**What the task requires:** Set down all the lines below, each one exactly as shown.

[Records excerpted from a collection]
template <int kCtrl>
__device__ __forceinline__ uint32_t dpp_u32(uint32_t v)
{
    return (uint32_t)__builtin_amdgcn_update_dpp((int)v, (int)v, kCtrl, 0xf, 0xf, false);
}
template <int kCtrl>
__device__ __forceinline__ int dpp_i32(int v)
{
    return __builtin_amdgcn_update_dpp(0, v, kCtrl, 0xf, 0xf, false);
}
template <int kCtrl>
__device__ __forceinline__ double dpp_f64(double v)
{
    const long long b = __double_as_longlong(v);
    const int lo = __builtin_amdgcn_update_dpp((int)b, (int)b, kCtrl, 0xf, 0xf, false);
    const int hi = __builtin_amdgcn_update_dpp((int)(b >> 32), (int)(b >> 32), kCtrl, 0xf, 0xf, false);
    return __longlong_as_double(((long long)hi << 32) | (unsigned int)lo);
}

__device__ __forceinline__ double readlane_f64(double v, int src)
{
    const long long bits = __double_as_longlong(v);
    const int lo = __builtin_amdgcn_readlane((int)(bits & 0xffffffffll), src);
    const int hi = __builtin_amdgcn_readlane((int)(bits >> 32), src);
    return __longlong_as_double(((long long)hi << 32) | (unsigned int)lo);
}

__device__ __forceinline__ int wave_row_sum_i32(int v)
{
    v += dpp_i32<0xB1>(v);
    v += dpp_i32<0x4E>(v);
    v += dpp_i32<0x141>(v);
    v += dpp_i32<0x140>(v);
    return v;
}

__device__ __forceinline__ int wave_sum_i32(int v)
{
    v = wave_row_sum_i32(v);
    return __builtin_amdgcn_readlane(v, 0) + __builtin_amdgcn_readlane(v, 16) + __builtin_amdgcn_readlane(v, 32) +
           __builtin_amdgcn_readlane(v, 48);
}

__device__ __forceinline__ int wave_max_i32(int v)
{
    v = max(v, dpp_i32<0xB1>(v));
    v = max(v, dpp_i32<0x4E>(v));
    v = max(v, dpp_i32<0x141>(v));
    v = max(v, dpp_i32<0x140>(v));
    return max(max(__builtin_amdgcn_readlane(v, 0), __builtin_amdgcn_readlane(v, 16)),
               max(__builtin_amdgcn_readlane(v, 32), __builtin_amdgcn_readlane(v, 48)));
}

__device__ __forceinline__ uint32_t wave_row_min_u32(uint32_t k)
{
    k = min(k, dpp_u32<0xB1>(k));
    k = min(k, dpp_u32<0x4E>(k));
    k = min(k, dpp_u32<0x141>(k));
    k = min(k, dpp_u32<0x140>(k));
    return k;
}

__device__ __forceinline__ uint32_t wave_min_u32(uint32_t k)
{
    k = wave_row_min_u32(k);
    uint32_t a = __builtin_amdgcn_readlane(k, 0);
    a = min(a, (uint32_t)__builtin_amdgcn_readlane(k, 16));
    a = min(a, (uint32_t)__builtin_amdgcn_readlane(k, 32));
    a = min(a, (uint32_t)__builtin_amdgcn_readlane(k, 48));
    return a;
}

__device__ __forceinline__ double row_sum_f64(double v)
{
    v += dpp_f64<0xB1>(v);
    v += dpp_f64<0x4E>(v);
    v += dpp_f64<0x141>(v);
    v += dpp_f64<0x140>(v);
    return v;
}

**Result of the exercise:**
template <int kCtrl>
__device__ __forceinline__ uint32_t dpp_u32(uint32_t v)
{
    return (uint32_t)__builtin_amdgcn_update_dpp((int)v, (int)v, kCtrl, 0xf, 0xf, false);
}
template <int kCtrl>
__device__ __forceinline__ int dpp_i32(int v)
{
    return __builtin_amdgcn_update_dpp(0, v, kCtrl, 0xf, 0xf, false);
}
template <int kCtrl>
__device__ __forceinline__ double dpp_f64(double v)
{
    const long long b = __double_as_longlong(v);
    const int lo = __builtin_amdgcn_update_dpp((int)b, (int)b, kCtrl, 0xf, 0xf, false);
    const int hi = __builtin_amdgcn_update_dpp((int)(b >> 32), (int)(b >> 32), kCtrl, 0xf, 0xf, false);
    return __longlong_as_double(((long long)hi << 32) | (unsigned int)lo);
}

__device__ __forceinline__ double readlane_f64(double v, int src)
{
    const long long bits = __double_as_longlong(v);
    const int lo = __builtin_amdgcn_readlane((int)(bits & 0xffffffffll), src);
    const int hi = __builtin_amdgcn_readlane((int)(bits >> 32), src);
    return __longlong_as_double(((long long)hi << 32) | (unsigned int)lo);
}

__device__ __forceinline__ int wave_row_sum_i32(int v)
{
    v += dpp_i32<0xB1>(v);
    v += dpp_i32<0x4E>(v);
    v += dpp_i32<0x141>(v);
    v += dpp_i32<0x140>(v);
    return v;
}

__device__ __forceinline__ int wave_sum_i32(int v)
{
    v = wave_row_sum_i32(v);
    return __builtin_amdgcn_readlane(v, 0) + __builtin_amdgcn_readlane(v, 16) + __builtin_amdgcn_readlane(v, 32) +
           __builtin_amdgcn_readlane(v, 48);
}

__device__ __forceinline__ int wave_max_i32(int v)
{
    v = max(v, dpp_i32<0xB1>(v));
    v = max(v, dpp_i32<0x4E>(v));
    v = max(v, dpp_i32<0x141>(v));
    v = max(v, dpp_i32<0x140>(v));
    return max(max(__builtin_amdgcn_readlane(v, 0), __builtin_amdgcn_readlane(v, 16)),
               max(__builtin_amdgcn_readlane(v, 32), __builtin_amdgcn_readlane(v, 48)));
}

__device__ __forceinline__ uint32_t wave_row_min_u32(uint32_t k)
{
    k = min(k, dpp_u32<0xB1>(k));
    k = min(k, dpp_u32<0x4E>(k));
    k = min(k, dpp_u32<0x141>(k));
    k = min(k, dpp_u32<0x140>(k));
    return k;
}

__device__ __forceinline__ uint32_t wave_min_u32(uint32_t k)
{
    k = wave_row_min_u32(k);
    uint32_t a = __builtin_amdgcn_readlane(k, 0);
    a = min(a, (uint32_t)__builtin_amdgcn_readlane(k, 16));
    a = min(a, (uint32_t)__builtin_amdgcn_readlane(k, 32));
    a = min(a, (uint32_t)__builtin_amdgcn_readlane(k, 48));
    return a;
}

__device__ __forceinline__ double row_sum_f64(double v)
{
    v += dpp_f64<0xB1>(v);
    v += dpp_f64<0x4E>(v);
    v += dpp_f64<0x141>(v);
    v += dpp_f64<0x140>(v);
    return v;
}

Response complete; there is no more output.